Animate3D: Animating Any 3D Model with Multi-view Video Diffusion
Yanqin Jiang, Chaohui Yu, Chenjie Cao, Fan Wang, Weiming Hu, Jin Gao
2024-07-17

Summary
This paper introduces Animate3D, a new framework that allows users to animate any static 3D model using advanced techniques that combine video and 3D rendering.
What's the problem?
Most existing methods for animating 3D models struggle with consistency and quality, especially when using single images or text prompts. These methods often cannot effectively utilize the rich details available from multiple views of a model, leading to animations that don't look realistic or coherent over time.
What's the solution?
Animate3D addresses these challenges by using a multi-view video diffusion model (MV-VDM) that takes advantage of multiple angles of a static 3D object. The framework is built on a large dataset of multi-view videos, allowing it to create smoother and more realistic animations. It uses a two-step process: first, it reconstructs motion from generated videos, and then it refines the animation using a technique called 4D Score Distillation Sampling (4D-SDS). This ensures that both the movement and appearance of the animated model are high quality and consistent.
Why it matters?
This research is important because it provides an innovative way to animate 3D models that can be used in various fields like gaming, film, and virtual reality.
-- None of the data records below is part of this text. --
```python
CHAIN_ROUTE_SLOT = 45
CHAIN_ROUTE = {"fast": 1 << 0, "rows_lds": 1 << 1, "rows_far": 1 << 2, "pres_lds": 1 << 3, "wide_key": 1 << 4, "far_scan": 1 << 5, "inplace_rows": 1 << 6,
               "inplace_masks": 1 << 7, "inplace_all_dirty": 1 << 8, "inplace_matrix": 1 << 9, "early_flush": 1 << 10, "long_single": 1 << 11, "long_slab": 1 << 12}


FINISH_ROUTE_SLOT = 33
FINISH_ROUTE = {"staged": 1 << 0, "compact": 1 << 1, "global": 1 << 2, "cnt16": 1 << 3, "cnt_global": 1 << 4, "vis_lds": 1 << 5, "vis_global": 1 << 6, "find4": 1 << 7,
                "count_scan": 1 << 8, "head": 1 << 9, "tail": 1 << 10, "linked": 1 << 11, "first_pass": 1 << 12, "second_pass": 1 << 13}


def route_names(bits, table=None):
    return sorted(n for n, b in (table or INDEX_ROUTE).items() if bits & b)


def _check(lib, rc, what, allow_capacity=False):
    if rc == 0 or (allow_capacity and rc == -4):
        return rc
    raise EngineError(f"{what}: {lib.cw_strerror(rc).decode()} ({rc})")


def _ptr(a):
    return C.c_void_p(a.ctypes.data)


class HostBatch:

    def __init__(self, win_first_seq, seq_len, seq_word_off, bases):
        self.win_first_seq = np.ascontiguousarray(win_first_seq, np.uint32)
        self.seq_len = np.ascontiguousarray(seq_len, np.uint32)
        self.seq_word_off = np.ascontiguousarray(seq_word_off, np.uint64)
        self.bases = np.ascontiguousarray(bases, np.uint32)
# ... 850 lines not shown
```

Baseline: 302,600 windows/s.

## Prefilter template k-mers by byte-count support before building template table

While the byte count table is still live, each template k-mer position is checked against the minimum support threshold and the result is stored as a ballot bitmask in the extra LDS region. The template key list is then compacted to only eligible k-mers with a block exclusive scan, so the template hash, support, candidate and matrix stages work on fewer positions. This can also let the position matrix fit in LDS more often. The cost is an extra pass over template k-mers per count half, plus a scan with block syncs per 1024 positions.

```diff
diff --git a/consent_amd/csrc/cw_index.h b/consent_amd/csrc/cw_index.h
--- a/consent_amd/csrc/cw_index.h
+++ b/consent_amd/csrc/cw_index.h
@@ -39,7 +39,8 @@
     CW_IR_TFIT = 1u << 11,
     CW_IR_PG = 1u << 12,
     CW_IR_HIT_LIST = 1u << 13,
-    CW_IR_USE_BITS = 1u << 14
+    CW_IR_USE_BITS = 1u << 14,
+    CW_IR_ELIG = 1u << 15
 };
 #ifdef CW_TEST_AIDS
 #define CW_IDX_ROUTE(ctr, cond, bits) do { if (cond) atomicOr(&(ctr)->prof[CW_PS_IDX_ROUTE], (unsigned long long)(bits)); } while (0)
@@ -211,6 +212,7 @@
     __device__ __forceinline__ unsigned long long* ex() const { return (unsigned long long*)(lds + CW_IDX_EX_OFF); }
     __device__ __forceinline__ uint32_t* scan_tmp() const { return (uint32_t*)(lds + CW_IDX_SCAN_OFF); }
     __device__ __forceinline__ uint32_t* flags() const { return scan_tmp() + 32; }
+    __device__ __forceinline__ unsigned long long* elig() const { return ex(); }
     __device__ __forceinline__ uint32_t* st_hdr() const { return (uint32_t*)(lds + CW_IDX_STAGE_OFF); }
     __device__ __forceinline__ uint32_t* s_len() const { return st_hdr() + 4; }
     __device__ __forceinline__ uint32_t* s_off() const { return s_len() + CW_IDX_STAGE_N; }
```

By improving the quality and efficiency of animations, Animate3D can help creators produce more engaging and lifelike characters and scenes, enhancing the overall experience for audiences.
Abstract
Recent advances in 4D generation mainly focus on generating 4D content by distilling pre-trained text or single-view image-conditioned models. It is inconvenient for them to take advantage of various off-the-shelf 3D assets with multi-view attributes, and their results suffer from spatiotemporal inconsistency owing to the inherent ambiguity in the supervision signals. In this work, we present Animate3D, a novel framework for animating any static 3D model. The core idea is two-fold: 1) We propose a novel multi-view video diffusion model (MV-VDM) conditioned on multi-view renderings of the static 3D object, which is trained on our presented large-scale multi-view video dataset (MV-Video). 2) Based on MV-VDM, we introduce a framework combining reconstruction and 4D Score Distillation Sampling (4D-SDS) to leverage the multi-view video diffusion priors for animating 3D objects. Specifically, for MV-VDM, we design a new spatiotemporal attention module to enhance spatial and temporal consistency by integrating 3D and video diffusion models. Additionally, we leverage the static 3D model's multi-view renderings as conditions to preserve its identity. For animating 3D models, an effective two-stage pipeline is proposed: we first reconstruct motions directly from generated multi-view videos, followed by the introduced 4D-SDS to refine both appearance and motion. Qualitative and quantitative experiments demonstrate that Animate3D significantly outperforms previous approaches. Data, code, and models will be open-released.